Problem statement
Once every line below has been checked for "struct", give only the number of lines that have it.

Given records
int srslte_hip_demod_soft_demodulate_batch(int mod, const void* d_symbols, float* d_llr, int nsymbols, int ncalls, void* stream);
int srslte_hip_demod_soft_demodulate_s_batch(int mod, const void* d_symbols, short* d_llr, int nsymbols, int ncalls, void* stream);
int srslte_hip_demod_soft_demodulate_b_batch(int mod, const void* d_symbols, int8_t* d_llr, int nsymbols, int ncalls, void* stream);

typedef struct srslte_hip_tdec srslte_hip_tdec_t;
srslte_hip_tdec_t* srslte_hip_tdec_create(uint32_t max_long_cb, uint32_t max_nof_cb);
void               srslte_hip_tdec_destroy(srslte_hip_tdec_t* q);
uint32_t           srslte_hip_tdec_autoimp_get_subblocks(uint32_t long_cb);
uint32_t           srslte_hip_tdec_input_len(uint32_t long_cb, int sb_layout);
int srslte_hip_tdec_run_batch(srslte_hip_tdec_t* q, const int16_t* d_input, uint32_t in_stride, int sb_layout, uint32_t long_cb,
                              uint32_t nof_cb, uint32_t nof_iterations, uint32_t crc_poly, uint32_t crc_nbits, uint8_t* d_output,
                              uint32_t out_stride, uint32_t* d_iters, uint8_t* d_crc_ok, void* stream);

int srslte_hip_tdec_run_batch_manual(srslte_hip_tdec_t* q, const int16_t* d_input, uint32_t in_stride, int sb_layout, uint32_t long_cb,
                                     uint32_t nof_subblocks, uint32_t nof_cb, uint32_t nof_iterations, uint32_t crc_poly, uint32_t crc_nbits,
                                     uint8_t* d_output, uint32_t out_stride, uint32_t* d_iters, uint8_t* d_crc_ok, void* stream);

uint32_t srslte_hip_tdec_autoimp_get_subblocks_8bit(uint32_t long_cb);
int srslte_hip_tdec_run_batch_8bit(srslte_hip_tdec_t* q, const int8_t* d_input, uint32_t in_stride, int sb_layout, uint32_t long_cb,
                                   uint32_t nof_cb, uint32_t nof_iterations, uint32_t crc_poly, uint32_t crc_nbits, uint8_t* d_output,
                                   uint32_t out_stride, uint32_t* d_iters, uint8_t* d_crc_ok, void* stream);

int srslte_hip_tcod_encode_batch(const uint8_t* d_input, uint8_t* d_output, uint32_t long_cb, uint32_t nof_cb, void* stream);
int srslte_hip_tcod_encode_bytes_batch(const uint8_t* d_input, uint32_t in_stride, uint8_t* d_parity, uint32_t par_stride, uint8_t* d_sys_tail,
                                       uint32_t long_cb, uint32_t nof_cb, void* stream);

typedef struct {
  uint32_t F, C, K1, K2, K1_idx, K2_idx, C1, C2, tbs;
} srslte_hip_cbsegm_t;
int srslte_hip_cbsegm(srslte_hip_cbsegm_t* s, uint32_t tbs);
int srslte_hip_cbsegm_cbindex(uint32_t long_cb);
int srslte_hip_cbsegm_cbsize(uint32_t index);
int srslte_hip_tc_interl_LTE_gen_interl(uint16_t* forward, uint16_t* reverse, uint32_t long_cb, uint32_t interl_win);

Reply
2